We love Italy and have longed to live here but always looked expensive having been on holiday in several areas from the north to the south. In the end we ended up buying a small place here in Calabria which climate wise is very similar to Malta but with the added advantage of the beautiful landscape with the mountains as the backdrop. Calabria character is so much like Malta was 50 years ago in my childhood. Ways of life is really nice and family orientated. Good genuine food seems to be a priority here and I don't mean posh restaurants or anything like that. The markets are full of good local food and really you need to get on an air malta flight to reggio calabria and spend a few days touring the region. the hotels and apartments at this time are very reasonable and i strongly advise you to get the feel of it before you jump in. It was a lot easier for us because being from Malta we had learnt italian when at school although the years in the UK locked up our mouths for many months... now it is being oiled by our presence here and we feel really at home. 
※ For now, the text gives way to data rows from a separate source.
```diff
@@ -259,6 +277,7 @@
         if (wrap && own_halo && (rc = halo_other_pair(e, &wl, &wh))) return rc;
         Halo h{e->halo_lo, e->halo_hi};
         TvUpd up{alt, gnorm_ptr(e), dPOCS, clamp, track, wl, wh, slab_streams(e) ? 1 : 0, nullptr, nullptr, nullptr, nullptr};
+        if (gn_part) { up.gnorm2 = gn_part; up.gnorm_out = e->d_scal + e->gnorm_slot; }
         const bool fold = hg_lo && hg_hi && (e->tv_halo_fold < 0 ? e->sxc >= 128 : e->tv_halo_fold != 0) && own_halo && !wrap && e->tv_tz != 4 && e->tv_march4;
         if (fold) {
             up.hg_lo = hg_lo; up.hg_hi = hg_hi;
@@ -269,7 +288,10 @@
             const int tz = e->tv_tz == 4 ? 4 : 8, yseg = tv_rows_per_wave(e, tz);
             dim3 grid(tv_march_grid(e->n, tz, e->sxc / 64, (e->n + yseg - 1) / yseg));
             const bool edge = e->nx % 64 != 0 || e->n % 8 != 0;
-            if (tz == 8 && e->tv_march4) with_flag(edge, [&](auto E) { with_flag(track != nullptr, [&](auto T) { with_flag(up.stream != 0, [&](auto S) {
+            if (gn_part) with_flag(edge, [&](auto E) { with_flag(up.stream != 0, [&](auto S) {
+                hipLaunchKernelGGL((k_tv_march4<8, false, TVM_UPDATE, E(), false, S(), false, true>), grid, dim3(256), 0, e->stream, x, h, e->d_part, e->tv_last_eps, e->n, e->nx, e->sx, yseg, (double *)nullptr, up);
+            }); });
+            else if (tz == 8 && e->tv_march4) with_flag(edge, [&](auto E) { with_flag(track != nullptr, [&](auto T) { with_flag(up.stream != 0, [&](auto S) {
                 hipLaunchKernelGGL((k_tv_march4<8, false, TVM_UPDATE, E(), T(), S()>), grid, dim3(256), 0, e->stream, x, h, e->d_part, e->tv_last_eps, e->n, e->nx, e->sx, yseg, (double *)nullptr, up);
             }); }); });
             else with_int<4, 8>(tz, [&](auto TZ) {
@@ -376,11 +398,16 @@
     int rc;
     if (!e) return fail(TOMO_ERR_ARG, "null engine");
     const bool fold_tv = ng > 0 && (e->tv_lds == 8 || e->tv_lds == 1);
-    if (fold_tv) { if ((rc = tomo_halo_local(e, e->tv_target))) return rc; }
+    const bool plain = ng > 0 && tv_plain_descent(e);
+    const bool self_wrap = plain && fold_tv && e->tv_self_wrap != 0, fold_sums = plain && ng > 1 && e->tv_fold_sums != 0;
+    if (fold_tv) { if (!self_wrap && (rc = tomo_halo_local(e, e->tv_target))) return rc; }
     else if ((rc = tomo_tv(e, e->tv_target, eps))) return rc;
+    if (fold_sums && (rc = gn_begin(e))) return rc;
     for (int g = 0; g < ng; ++g) {
-        if ((rc = tv_grad_impl(e, eps, fold_tv && g == 0))) return rc;
-        if ((rc = tv_update_impl(e, dPOCS, g == ng - 1, g == ng - 1 ? track_vol : -1, slot, g < ng - 1))) return rc;
+        double *gn_part = fold_sums && g < ng - 1 ? e->d_part_gn[g & 1] : nullptr, *gn_zero = fold_sums ? e->d_part_gn[(g + 1) & 1] : nullptr;
+        if ((rc = tv_grad_impl(e, eps, fold_tv && g == 0, nullptr, nullptr, gn_part, gn_zero, self_wrap && g == 0))) return rc;
+        if (fold_sums && g == ng - 1) gn_end(e);
+        if ((rc = tv_update_impl(e, dPOCS, g == ng - 1, g == ng - 1 ? track_vol : -1, slot, g < ng - 1, nullptr, nullptr, nullptr, nullptr, gn_part))) return rc;
     }
     if (ng <= 0) {
         if ((rc = tomo_positivity(e, e->tv_target))) return rc;
diff --git a/tomo_tv_amd/csrc/kernels_common.hip.h b/tomo_tv_amd/csrc/kernels_common.hip.h
--- a/tomo_tv_amd/csrc/kernels_common.hip.h
+++ b/tomo_tv_amd/csrc/kernels_common.hip.h
@@ -78,6 +78,17 @@
     }
 }
 
+__device__ __forceinline__ double block_sum_parts(const double *part)
+{
+    __shared__ double red[NPART / 64];
+    double v = wave_sum(part[threadIdx.x]);
+    if ((threadIdx.x & 63) == 0) red[threadIdx.x >> 6] = v;
+    __syncthreads();
+    double s = 0;
+    for (int i = 0; i < NPART / 64; ++i) s += red[i];
+    return s;
+}
+
 __global__ __launch_bounds__(256) void k_transpose_in(const float *__restrict__ src, float *__restrict__ dst,
                                                        int ns, int64_t m, int sx)
 {
diff --git a/tomo_tv_amd/csrc/kernels_tv.hip.h b/tomo_tv_amd/csrc/kernels_tv.hip.h
--- a/tomo_tv_amd/csrc/kernels_tv.hip.h
+++ b/tomo_tv_amd/csrc/kernels_tv.hip.h
@@ -210,6 +210,10 @@
     p = (s >= nx) ? h.hi + pix : p;
     return *p;
 }
+__device__ __forceinline__ float tv_ld_wrap(const float *__restrict__ x, int pix, int s, int nx, int sx)
+{
+    return x[(size_t)pix * sx + (s < 0 ? nx - 1 : (s >= nx ? 0 : s))];
+}
 
 template <int TZ, bool WITH_TV, bool GRAD = true>
 __global__ __launch_bounds__(256) void k_tv_grad_lds(const float *__restrict__ x, Halo h, float *__restrict__ g,
@@ -315,7 +319,8 @@
 enum { TVM_STORE = 0, TVM_NORM = 1, TVM_UPDATE = 2, TVM_VALUE = 3 };
 struct TvUpd { float *x_out; const double *gnorm2; float dPOCS; int clamp; float *track; float *wrap_lo; float *wrap_hi;
                int stream;
-               const float *hg_lo; const float *hg_hi; float *ho_lo; float *ho_hi; };
+               const float *hg_lo; const float *hg_hi; float *ho_lo; float *ho_hi;
+               double *gnorm_out; double *zero_part; };
 
 template <int TZ, bool WITH_TV, bool GRAD = true, int MODE = TVM_STORE>
 __global__ __launch_bounds__(256) void k_tv_grad_reg(const float *__restrict__ x, Halo h, float *__restrict__ g,
@@ -480,17 +485,26 @@
 #define TV4_UPD_WAVES 4
 #endif
 #define TV4_OCC __attribute__((amdgpu_waves_per_eu((MODE == TVM_UPDATE && !TRACK) ? TV4_UPD_WAVES : 4, (MODE == TVM_UPDATE && !TRACK) ? TV4_UPD_WAVES : 8)))
-template <int TZ, bool WITH_TV, int MODE, bool EDGE, bool TRACK = false, bool STREAM = false>
+template <int TZ, bool WITH_TV, int MODE, bool EDGE, bool TRACK = false, bool STREAM = false, bool SELFWRAP = false, bool FOLD = false>
 __global__ __launch_bounds__(256) TV4_OCC void k_tv_march4(const float *__restrict__ x, Halo h, double *__restrict__ part, float eps,
                                                     int n, int nx, int sx, int yseg, double *__restrict__ part_tv, TvUpd up)
 {
     static_assert(MODE == TVM_NORM || MODE == TVM_UPDATE || MODE == TVM_VALUE, "modes without a stored gradient");
     static_assert(MODE != TVM_VALUE || WITH_TV, "the value mode sums the TV integrand");
+    static_assert(!SELFWRAP || MODE != TVM_UPDATE, "the update pass reads the planes the norm pass used");
+    static_assert(!FOLD || (MODE == TVM_UPDATE && !TRACK), "the partial sums are added up by an untracked update pass");
     const int lane = threadIdx.x & 63, wave = __builtin_amdgcn_readfirstlane(threadIdx.x >> 6);
     const int nzb = (n + TZ - 1) / TZ, nchunk = (nx + 63) >> 6   , nys = (n + yseg - 1) / yseg;
     double acc = 0.0, tvacc = 0.0;
     float nrm_ = 1.f;
-    if (MODE == TVM_UPDATE) nrm_ = tv_step_len(up.dPOCS, up.gnorm2);
+    if (MODE == TVM_UPDATE) {
+        if constexpr (FOLD) {
+            const double g2 = block_sum_parts(up.gnorm2);
+            if (blockIdx.x == 0 && threadIdx.x == 0) *up.gnorm_out = g2;
+            nrm_ = tv_step_len(up.dPOCS, &g2);
+        } else nrm_ = tv_step_len(up.dPOCS, up.gnorm2);
+    }
+    if (MODE == TVM_NORM && up.zero_part != nullptr && blockIdx.x == 0) up.zero_part[threadIdx.x] = 0.0;
     int bs, bz, ys;
     if ((nzb & 7) == 0) {
         const int zpx = nzb >> 3;
@@ -513,7 +527,8 @@
         float pe[4], pf[4], pc[4];
         const bool lo_in = s0 > 0, hi_in = s0 + 64 < nx;
         const unsigned zls = (unsigned)zl * (unsigned)sx;
-        const unsigned off_lo = lo_in ? zls + (unsigned)(s0 - 1) : (unsigned)zl, off_hi = hi_in ? zls + (unsigned)(s0 + 64) : (unsigned)zl;
+        const unsigned off_lo = lo_in ? zls + (unsigned)(s0 - 1) : (SELFWRAP ? zls + (unsigned)(nx - 1) : (unsigned)zl);
+        const unsigned off_hi = hi_in ? zls + (unsigned)(s0 + 64) : (SELFWRAP ? zls : (unsigned)zl);
         constexpr bool SOFF = !EDGE && !(WITH_TV && MODE == TVM_NORM);
         unsigned vb[TZ + 2];
 #pragma unroll
@@ -528,15 +543,21 @@
 #pragma unroll
                     for (int j = 0; j < TZ + 2; ++j) c[j] = ld_so(rb, vb[j]);
                     e_c = ld_so(rb, eb_c);
-                    e_lo = ld_so(sgpr_base(lo_in ? rowp : h.lo + yy), eb_lo);
-                    e_hi = ld_so(sgpr_base(hi_in ? rowp : h.hi + yy), eb_hi);
+                    e_lo = ld_so(sgpr_base((SELFWRAP || lo_in) ? rowp : h.lo + yy), eb_lo);
+                    e_hi = ld_so(sgpr_base((SELFWRAP || hi_in) ? rowp : h.hi + yy), eb_hi);
                 } else {
 #pragma unroll
                     for (int j = 0; j < TZ + 2; ++j) c[j] = (rowp + ((unsigned)zc[j] * (unsigned)sx + (unsigned)s0))[(unsigned)lane];
                     e_c = rowp[zls + (unsigned)s0];
-                    e_lo = (lo_in ? rowp : h.lo + yy)[off_lo];
-                    e_hi = (hi_in ? rowp : h.hi + yy)[off_hi];
-                }
+                    e_lo = ((SELFWRAP || lo_in) ? rowp : h.lo + yy)[off_lo];
+                    e_hi = ((SELFWRAP || hi_in) ? rowp : h.hi + yy)[off_hi];
+                }
+            } else if constexpr (SELFWRAP) {
+#pragma unroll
+                for (int j = 0; j < TZ + 2; ++j) c[j] = tv_ld_wrap(x, yy + zc[j], s, nx, sx);
+                e_lo = tv_ld_wrap(x, yy + zl, s0 - 1, nx, sx);
+                e_hi = tv_ld_wrap(x, yy + zl, s0 + 64, nx, sx);
+                e_c = tv_ld_wrap(x, yy + zl, s0, nx, sx);
             } else {
 #pragma unroll
                 for (int j = 0; j < TZ + 2; ++j) c[j] = tv_ld(x, h, yy + zc[j], s, nx, sx);
@@ -699,6 +720,16 @@
                     for (int j = 1; j <= TZ; ++j) if (!EDGE || z0 + j - 1 < n) up.wrap_lo[pix0 + (j - 1)] = out[j];
                 }
             }
+            if (SELFWRAP && MODE == TVM_NORM && (EDGE || s0 == 0 || s0 + 64 == nx)) {
+                if (s == 0) {
+#pragma unroll
+                    for (int j = 1; j <= TZ; ++j) if (!EDGE || z0 + j - 1 < n) up.ho_hi[pix0 + (j - 1)] = c0[j];
+                }
+                if (s == nx - 1) {
+#pragma unroll
+                    for (int j = 1; j <= TZ; ++j) if (!EDGE || z0 + j - 1 < n) up.ho_lo[pix0 + (j - 1)] = c0[j];
+                }
+            }
             if (MODE == TVM_UPDATE && up.hg_lo != nullptr && (EDGE || s0 == 0 || s0 + 64 == nx)) {
                 if (!EDGE) {
                     const unsigned hp = (unsigned)(y * n) + (unsigned)zl;
diff --git a/tomo_tv_amd/csrc/tomo_engine.hip b/tomo_tv_amd/csrc/tomo_engine.hip
--- a/tomo_tv_amd/csrc/tomo_engine.hip
+++ b/tomo_tv_amd/csrc/tomo_engine.hip
@@ -127,6 +127,7 @@
     int tv_yseg = 0;
     int tv_march4 = 1;
     int tv_halo_fold = -1;
+    int tv_fold_sums = -1, tv_self_wrap = -1;
     int gnorm_slot = TOMO_S_GNORM;
     double *gnorm_override = nullptr;
     hipEvent_t ev_peer = nullptr;
@@ -243,6 +244,8 @@
     hipEvent_t ev_snap = nullptr;
     bool snap_pending = false;
     bool part_open[3] = {false, false, false};
+    double *d_part_gn[2] = {nullptr, nullptr};
+    bool gn_open = false;
     hipStream_t aux = nullptr;
     hipEvent_t ev_fork = nullptr, ev_join = nullptr;
     bool async_pending = false;
@@ -407,6 +410,16 @@
     part_open(e, part) = false;
     return TOMO_OK;
 }
+static int gn_begin(tomo_engine *e)
+{
+    for (int k = 0; k < 2; ++k) {
+        if (!e->d_part_gn[k]) { if (int rc = dev_alloc(e, ENGINE, (void **)&e->d_part_gn[k], NPART * sizeof(double), true)) return rc; }
+        else if (e->gn_open) HIPCHK(hipMemsetAsync(e->d_part_gn[k], 0, NPART * sizeof(double), e->stream));
+    }
+    e->gn_open = true;
+    return TOMO_OK;
+}
+static void gn_end(tomo_engine *e) { e->gn_open = false; }
 static int reduce_begin(tomo_engine *e) { return part_begin(e, e->d_part); }
 static int reduce_end(tomo_engine *e, int slot) { return part_end(e, e->d_part, slot); }
 
```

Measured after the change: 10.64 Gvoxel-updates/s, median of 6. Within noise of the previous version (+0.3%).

A fair question would be why did I choose here and not Malta my birthplace and where I still have brothers and sisters. Simply put, while I love my family, I think they have spoilt Malta for those that live there so I am only a stones throw away but enjoy the best of the Med climate and environment with the added bonus of no industry as the west side is purely tourist oriented which is only July and August for the Italians, the rest is pure bliss. We have just returned from a seven weeks in England to get away from the hustle bustle here and see our children in the UK.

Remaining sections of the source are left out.